A September discount promotion for HBO Max didn’t help grow its reach on mobile devices, suggests new data provided exclusively to Variety Intelligence Platform from app analytics firm Apptopia.
Across the App Store and Google Play in the U.S., the HBO Max app was cumulatively downloaded roughly 1.5 million times during the promotional period of September 4-25, compared with 1.7 million times the app was downloaded during August 4-25, according to Apptopia.
Daily downloads of the HBO Max app have also trended downward from roughly 80,000 on August 1 to about 63,600 on September 26, the day after the promotion ended.
This suggests that HBO Max’s September price-cut promo might not have signed up as many users as WarnerMedia had hoped (a WarnerMedia rep declined comment). Parent company AT&T will surely look to provide Wall Street the rosiest assessment possible of the app’s performance amid the streaming wars and expectations that WarnerMedia CEO Jason Kilar is doing his utmost to get HBO Max on solid footing after making significant cuts to his division in recent months.
The focus on downloads for assessing the effectiveness of HBO Max’s recent promo is helpful because the metric is the closest proxy for HBO Max sign-ups that Apptopia could provide. The firm counts only new unique users in its download metric: If someone downloaded the HBO Max app, uninstalled it and then reinstalled it, they would be only counted once, for example.
But keep in mind the caveats to this data. A portion of consumers could have signed up for the promotion through HBOMax.com, rather than the app, and watched the SVOD on their computer or connected TV device.

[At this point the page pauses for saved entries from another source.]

int plfx_seq_batch(plfx_ctx *ctx, int mat, int n, const double *sig, double *seq);
int plfx_fgrad_batch(plfx_ctx *ctx, int mat, int n, const double *sig, double *fgrad);
int plfx_fgrad_seq_batch(plfx_ctx *ctx, int mat, int n, const double *sig, const double *seq, double *fgrad);
int plfx_yf_batch(plfx_ctx *ctx, int mat, int n, const double *sig, const double *epl, double *yf);
int plfx_full_yf_batch(plfx_ctx *ctx, int mat, int n, const double *sig, const double *epl,
                       const double *ld, double *yf, int32_t *status);
int plfx_response_batch(plfx_ctx *ctx, int n, const int32_t *mat_id, const double *sig,
                        const double *epl, const double *deps, double *fy, double *sig_out,
                        double *depl, double *ct , int32_t *nsteps);
int plfx_set_response_maxit(plfx_ctx *ctx, int maxit);
int plfx_sig_princ_host(int n, const double *sig, double *sp);
int plfx_eig3_host(int n, const double *sig, double *w, double *V);
int plfx_response_batch_kh(plfx_ctx *ctx, int n, const int32_t *mat_id, const double *sig, const double *epl,
                           const double *deps, const double *khard_in, double *fy, double *sig_out, double *depl,
                           double *ct, int32_t *nsteps, double *khard_out);
int plfx_fgrad_batch_wh(plfx_ctx *ctx, int mat, int n, const double *sig, const double *epl, double *fgrad, double *khard_raw);
int plfx_hessian_batch(plfx_ctx *ctx, int mat, int n, const double *sig, const double *epl, double *hess);
int plfx_yield_scale(plfx_ctx *ctx, int mat, int n, const double *su, const double *epl, const double *x0, double *x,
                     int32_t *status);
int plfx_flow_curve(plfx_ctx *ctx, int mat, int n, const double *su, const double *epl0, int max_steps, double depl,
                    double epl_max, double predictor, double *x, double *epl, double *yf, double *hk, int32_t *nsteps,
                    int32_t *status);
int plfx_flow_info(plfx_ctx *ctx, int64_t *launches);

int plfx_load_path(plfx_ctx *ctx, int mat, int n, int K, const double *dload, int shared, const int32_t *control,
                   const double *sig0, const double *epl0, const int32_t *tex_id, int maxit, int newton, double stol,
                   double eps_cap, double *sig, double *epl, double *deps, double *fy, int32_t *nsteps, int32_t *newton_out,
                   int32_t *ksteps, int32_t *status, double *ct);
int plfx_load_path_info(plfx_ctx *ctx, int64_t *launches);

int plfx_committee_yf(plfx_ctx *ctx, int nmem, const int32_t *mats, const double *scale, int n, const double *su, double *yf,
                      double *mean, double *var, int32_t *best, double *best_var);
int plfx_committee_info(plfx_ctx *ctx, int64_t *launches, int32_t *staged_members);

int plfx_tex_svc_set(plfx_ctx *ctx, int nsv, int tdim, const double *sv, const double *dual, double intercept, double gamma,
                     const double *mean, const double *scale, int dev_only);
int plfx_tex_svc_yf(plfx_ctx *ctx, int n, const double *sig, int ntex, const double *tex, const int32_t *tex_id, double *yf);
int plfx_tex_svc_yield_scale(plfx_ctx *ctx, int nray, const double *su, int ntex, const double *tex, const double *x0, double *x,
                             int32_t *status);
int plfx_tex_svc_info(plfx_ctx *ctx, int *nsv, int *tdim, int64_t *yf_launches, int64_t *ray_launches, int *staged);
int plfx_tex_svc_fgrad(plfx_ctx *ctx, int n, const double *sig, int ntex, const double *tex, const int32_t *tex_id, double *grad);
int plfx_tex_svc_full_yf(plfx_ctx *ctx, int n, const double *sig, int ntex, const double *tex, const int32_t *tex_id, double *f,
                         int32_t *status);
int plfx_tex_svc_response(plfx_ctx *ctx, int mat, int n, const double *sig, const double *epl, const double *deps, int ntex,
                          const double *tex, const int32_t *tex_id, int maxit, double *fy, double *sig_out, double *depl,
                          double *ct, int32_t *nsteps);
int plfx_tex_svc_flow_info(plfx_ctx *ctx, int64_t *fgrad_launches, int64_t *full_yf_launches, int64_t *response_launches);

int plfx_gen_structured(int NX, int NY, int32_t *conn, int32_t *noleft, int32_t *noright, int32_t *nobot, int32_t *notop);

int plfx_set_mesh(plfx_ctx *ctx, int nel, int nnode, const int32_t *conn, const int32_t *mat_id,
                  const double *lxy, double thick, int planestress, int el_begin, int el_end);
int plfx_set_mesh_structured(plfx_ctx *ctx, int NX, int NY, const int32_t *mat_col, const int32_t *mat_el, const double *dx_col,
                             double dy, double thick, int planestress, int el_begin, int el_end);
int plfx_pattern_selftest(int nx, int ny);
int plfx_set_grid(plfx_ctx *ctx, int nx, int ny);
int plfx_set_precond(plfx_ctx *ctx, int kind, double omega, int nu);
int plfx_precond_info(plfx_ctx *ctx, int *kind_in_use, int *levels);
int plfx_precond_apply(plfx_ctx *ctx, const double *r, double *z);
int plfx_precond_bench(plfx_ctx *ctx, int reps, double *us_per_cycle, double *us_coarse);
int plfx_solve_fallbacks(plfx_ctx *ctx, int64_t *count);
int plfx_indefinite_info(plfx_ctx *ctx, int64_t *solves, int64_t *by_minres_surrogate, int64_t *by_gmres,
                         int64_t *surrogates_built, int64_t *elements_shifted);
int plfx_set_operator(plfx_ctx *ctx, int kind);
int plfx_matvec(plfx_ctx *ctx, const double *x, double *y);
int plfx_operator_info(plfx_ctx *ctx, int *matrix_free, int *levels_matrix_free);
int plfx_reuse_info(plfx_ctx *ctx, int *assemblies, int *bc_applications, int *solves);
int plfx_predict_info(plfx_ctx *ctx, int64_t *applied, int64_t *skipped, int64_t *rejected);
int plfx_sweep_info(plfx_ctx *ctx, int64_t *sweeps, int64_t *tangents_rewritten);
int plfx_sweep_launch_info(plfx_ctx *ctx, int64_t *heavy_skipped, int64_t *heavy_recovered);
int plfx_bc_info(plfx_ctx *ctx, int64_t *rhs_rows_only, int64_t *dinv_kept, int64_t *dinv_refreshed, int64_t *du_early);
int plfx_short_info(plfx_ctx *ctx, int64_t *dinv_deferred, int64_t *dinv_formed_late, int64_t *d_kept, int64_t *spec_merged);
int plfx_dead_store_info(plfx_ctx *ctx, int64_t *armed_sweeps, int64_t *tangents_rewritten_in_armed_sweeps,
                         int64_t *test_only_starts, int64_t *test_only_retries);
enum {
    PLFX_PLANE_ON = 0,
    PLFX_PLANE_NEVER_ON = 1,
    PLFX_PLANE_SWITCH = 2,
    PLFX_PLANE_SHARDED = 3,
    PLFX_PLANE_MATERIALS = 4,
    PLFX_PLANE_STATE_SET = 5,
    PLFX_PLANE_TANGENT_SET = 6
};
int plfx_plane_info(plfx_ctx *ctx, int *mode_on, int64_t *plane_sweeps, int64_t *plane_updates, int *switched_off_by);
enum {
    PLFX_MG_TAIL_NONE = 0,
    PLFX_MG_TAIL_GENERIC = 1,
    PLFX_MG_TAIL_LDS = 2,
    PLFX_MG_TAIL_MF = 3,
    PLFX_MG_TAIL_MF_RAGGED = 4
};
enum {
    PLFX_MG_COARSE_DENSE = 0,
    PLFX_MG_COARSE_CHEBY = 1,
    PLFX_MG_COARSE_PCG = 2
};
int plfx_mg_info(plfx_ctx *ctx, int max_levels, int *levels, int *dims, double *ratios, int *matfree, int *tail_level,
                 int *tail_kernel, int *coarse_solver, int *cheby_steps, double *cheby_kappa, int *march);
int plfx_svc_info(plfx_ctx *ctx, int *row_materials, int *thread_materials, int64_t *row_launches, int64_t *thread_launches);
int plfx_get_bmat(plfx_ctx *ctx, int e, double *B);
int plfx_get_kel(plfx_ctx *ctx, int e, double *Kel);

int plfx_state_get(plfx_ctx *ctx, int which, double *out);
int plfx_state_set(plfx_ctx *ctx, int which, const double *in);
int plfx_state_reset(plfx_ctx *ctx);
int plfx_gather(plfx_ctx *ctx, int which, int n, const int32_t *idx, double *out);

enum {
    PLFX_FIELD_STRAIN1 = 0,
    PLFX_FIELD_STRAIN2 = 1,
    PLFX_FIELD_STRAIN12 = 2,
    PLFX_FIELD_STRESS1 = 3,
    PLFX_FIELD_STRESS2 = 4,
    PLFX_FIELD_STRESS12 = 5,
    PLFX_FIELD_PLASTIC1 = 6,
    PLFX_FIELD_PLASTIC2 = 7,
    PLFX_FIELD_PLASTIC12 = 8,
    PLFX_FIELD_SEQ = 9,
    PLFX_FIELD_SEQJ2 = 10,
    PLFX_FIELD_PEEQ = 11,
    PLFX_FIELD_ETOT = 12,
    PLFX_FIELD_UX = 13,
    PLFX_FIELD_UY = 14
};
int plfx_element_fields(plfx_ctx *ctx, int nsel, const int32_t *sel, double *out, double *range);

int plfx_assemble(plfx_ctx *ctx);
int plfx_get_csr(plfx_ctx *ctx, int64_t *nnz, int32_t *rowptr, int32_t *colidx, double *val);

What’s more, Apptopia’s total app downloads figure for HBO Max during Sep. 4-25 could have been lower than what it is now had WarnerMedia not run its promotion at all.
Meanwhile, there are signals that engagement has been picking up for HBO Max in other ways. Apptopia’s figures suggest daily usage of the app has increased from August until late September.
The discrepancy between the declining downloads figures and increasing daily user figure could be explained by existing subscribers engaged in repeat usage throughout the month of September while mobile sign-ups decelerated. HBO Max sci-fi original “Raised by Wolves,” executive produced by Ridley Scott, debuted on Sept. 3 and garnered decent critical/viewer acclaim. That could have driven some users to pick up the app again.
Another sign that things are not all doom and gloom for HBO Max is that in-app purchase (IAP) revenue trended upward from August to September 26.
On average, the HBO Max app generated about $249,000 per day in the September promotion, higher than the comparable August time frame (Aug. 4-25), Apptopia’s figures show.
This metric captures revenue received when users subscribe to HBO Max. The figure doesn’t include subscriptions users paid for elsewhere (i.e., HBOMax.com).
The fact that IAP revenue increased while downloads decreased in the promotion could be in part explained by users who initially downloaded the HBO Max app when it first launched in late May but never bothered to subscribe and just kept it on their phones.
During the promotional timeframe, some of these users may have signed up for the cheaper HBO Max subscription, therefore generating IAP revenue and even more DAUs for HBO Max by Apptopia’s count but not registering more unique downloads.
Because of that, WarnerMedia still could chalk up its September promotion as a relative success because it badly needs anything at the moment to boost its reportable reach come its next earnings call.
During AT&T’s Q2 earnings call in July, WarnerMedia reported that HBO Max had 4.1 million total activations. But it also reported that HBO Max and HBO together had 36.3 million U.S. subs at the end of June and 23.6 million of that were eligible for HBO Max as a result of their HBO subscriptions.
AT&T reported its HBO Max subscriber numbers in these several different ways to make clear that it still can draw from its massive base of linear HBO subs to increase HBO Max’s reach, although it has been criticized for doing such.